Two widely noted deficiencies of the Genetic Algorithm (GA) are its tendency to get trapped at local maxima and the difficulty it has handling a changing environment after convergence has occurred. These two problems can be shown to be related; a solution to the former should help to alleviate the latter. In the 1930s, a mechanism was proposed by Sewall Wright to address the local maxima problem. He called this process the Shifting Balance Theory (SBT) of evolution. In this dissertation, it is conjectured that the same mechanisms that theoretically help the SBT prevent premature convergence in nature will improve the GA's performance in highly multimodal environments and when tracking a global optima in dynamic environments. This should especially be true for dynamic environments that have remained stationary for a long time allowing populations to prematurely converge.
When abstracting the SBT process to add it to the GA, the SBT had to be modified to remove defects inherent in its original formulation. This was carefully done to keep the properties of the SBT that were believed to both increase the adaptive abilities of the GA and prevent it from prematurely converging. The resulting mechanism, which is a multipopulational system, can be added as a 'plug-in' module to any evolutionary algorithm and therefore was named the Shifting Balance Evolutionary Algorithm (SBEA). When applied to the GA, it is called the SBGA.

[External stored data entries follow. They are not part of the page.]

## Fuse sparse-conv bias gradient into weight-gradient kernels via ones-MFMA at center tap

Adds bias-gradient accumulation to the submanifold conv weight-gradient kernels (bf16 MFMA, pipelined, and f32 paths). At the center tap every output row is visited exactly once, so summing dout there gives dbias. Bias-only problems can also be added to the grouped linear wgrad launch. This removes separate torch reductions over dout for conv biases, at the cost of extra MFMAs and atomics in one tap's workgroups and a bias-only path in the grouped kernel. It is enabled by default through an environment flag.

```diff
diff --git a/include/scenesplat_hip.h b/include/scenesplat_hip.h
--- a/include/scenesplat_hip.h
+++ b/include/scenesplat_hip.h
@@ -158,6 +158,16 @@
 int ss_subm_conv_wgrad_walk(const void* in, const void* dout, const int32_t* nbr, const int32_t* nbr_walk, const int32_t* rowperm,
                             const int32_t* blk_count, const int32_t* blk_list, float* dweight, int64_t n, int cin, int cout,
                             int taps, ss_stream_t stream);
+int ss_subm_conv_wgrad_bias(const void* in, const void* dout, const int32_t* nbr, const int32_t* nbr_walk, const int32_t* rowperm,
+                            const int32_t* blk_count, const int32_t* blk_list, float* dweight, float* dbias, int64_t n, int cin,
+                            int cout, int taps, ss_stream_t stream);
+int ss_subm_conv_wgrad_pipe_bias(const void* in, const void* dout, const int32_t* nbr, const int32_t* rowperm,
+                                 const int32_t* blk_count, const int32_t* blk_list, float* dweight, float* dbias, int64_t n,
+                                 int cin, int cout, int taps, int walk, ss_stream_t stream);
+int ss_subm_f32_wgrad_bias(const float* in, const float* dout, const int32_t* nbr_walk, const int32_t* rowperm,
+                           const int32_t* blk_count, const int32_t* blk_list, float* dweight, float* dbias, int64_t n,
+                           int cin_padded, int cin, int cout, int taps, ss_stream_t stream);
+int ss_linear_wgrad_group_plan_bias(int64_t m, int n_out, int64_t* desc_words);
 
 int ss_add_layernorm_fwd(const void* x, int x_dtype, const void* y, int y_dtype, const float* rowscale,
                          const float* gamma, const float* beta, float eps, void* xout, int xout_dtype, void* xcopy_bf16,
diff --git a/scenesplat_amd/_lib.py b/scenesplat_amd/_lib.py
--- a/scenesplat_amd/_lib.py
+++ b/scenesplat_amd/_lib.py
@@ -86,6 +86,10 @@
     "ss_subm_conv_wgrad_pipe_walk": (c_i, [c_p, c_p, c_p, c_p, c_p, c_p, c_p, c_i64, c_i, c_i, c_i, c_p]),
     "ss_subm_conv_wgrad_uses_pipe": (c_i, [c_i64, c_i, c_i, c_i]),
     "ss_subm_conv_wgrad_walk": (c_i, [c_p, c_p, c_p, c_p, c_p, c_p, c_p, c_p, c_i64, c_i, c_i, c_i, c_p]),
+    "ss_subm_conv_wgrad_bias": (c_i, [c_p, c_p, c_p, c_p, c_p, c_p, c_p, c_p, c_p, c_i64, c_i, c_i, c_i, c_p]),
+    "ss_subm_conv_wgrad_pipe_bias": (c_i, [c_p, c_p, c_p, c_p, c_p, c_p, c_p, c_p, c_i64, c_i, c_i, c_i, c_i, c_p]),
+    "ss_subm_f32_wgrad_bias": (c_i, [c_p, c_p, c_p, c_p, c_p, c_p, c_p, c_p, c_i64, c_i, c_i, c_i, c_i, c_p]),
+    "ss_linear_wgrad_group_plan_bias": (c_i, [c_i64, c_i, c_p]),
     "ss_subm_f32_ok": (c_i, [c_i, c_i]),
     "ss_subm_f32_fwd": (c_i, [c_p, c_p, c_p, c_p, c_p, c_p, c_i64, c_i, c_i, c_i, c_p]),
     "ss_subm_f32_dgrad_dup": (c_i, [c_p, c_p, c_p, c_p, c_p, c_i64, c_i, c_i, c_i, c_p]),
diff --git a/scenesplat_amd/csrc/subm_conv.hip b/scenesplat_amd/csrc/subm_conv.hip
--- a/scenesplat_amd/csrc/subm_conv.hip
+++ b/scenesplat_amd/csrc/subm_conv.hip
@@ -251,12 +251,12 @@
   return SS_OK;
 }
 
-template <int WM, int WN, int TM, int TN>
+template <int WM, int WN, int TM, int TN, bool BIAS>
 __global__ void __launch_bounds__(64 * WM * WN)
 k_subm_wgrad(const unsigned short* __restrict__ in, const unsigned short* __restrict__ dout,
              const int32_t* __restrict__ nbr, const int32_t* __restrict__ rowperm, const int32_t* __restrict__ blk_count,
-             const int32_t* __restrict__ blk_list, float* __restrict__ dW, int n, int Cin, int Cout, int taps, int ntiles_n,
-             int nblocks_total) {
+             const int32_t* __restrict__ blk_list, float* __restrict__ dW, float* __restrict__ dbias, int n, int Cin, int Cout,
+             int taps, int ntiles_n, int nblocks_total) {
   constexpr int THREADS = 64 * WM * WN, BMc = 16 * TM * WM, BNc = 16 * TN * WN;
   constexpr int ARB = BMc * 2, BRB = BNc * 2;
   constexpr int AIMG = 64 * ARB, BIMG = 64 * BRB;
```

While formulating the SBGA, some mathematical theories had to be developed: the definition of the distance between two populations, and a measure of the amount of overlap between them. These concepts were needed for the mechanisms used to control the multipopulations.
Using an implementation of the SBGA, experimental results and analysis are presented demonstrating that the SBGA does, in fact, lessen the problem of premature convergence and also improves performance under a dynamic environment, thereby mitigating both deficiencies.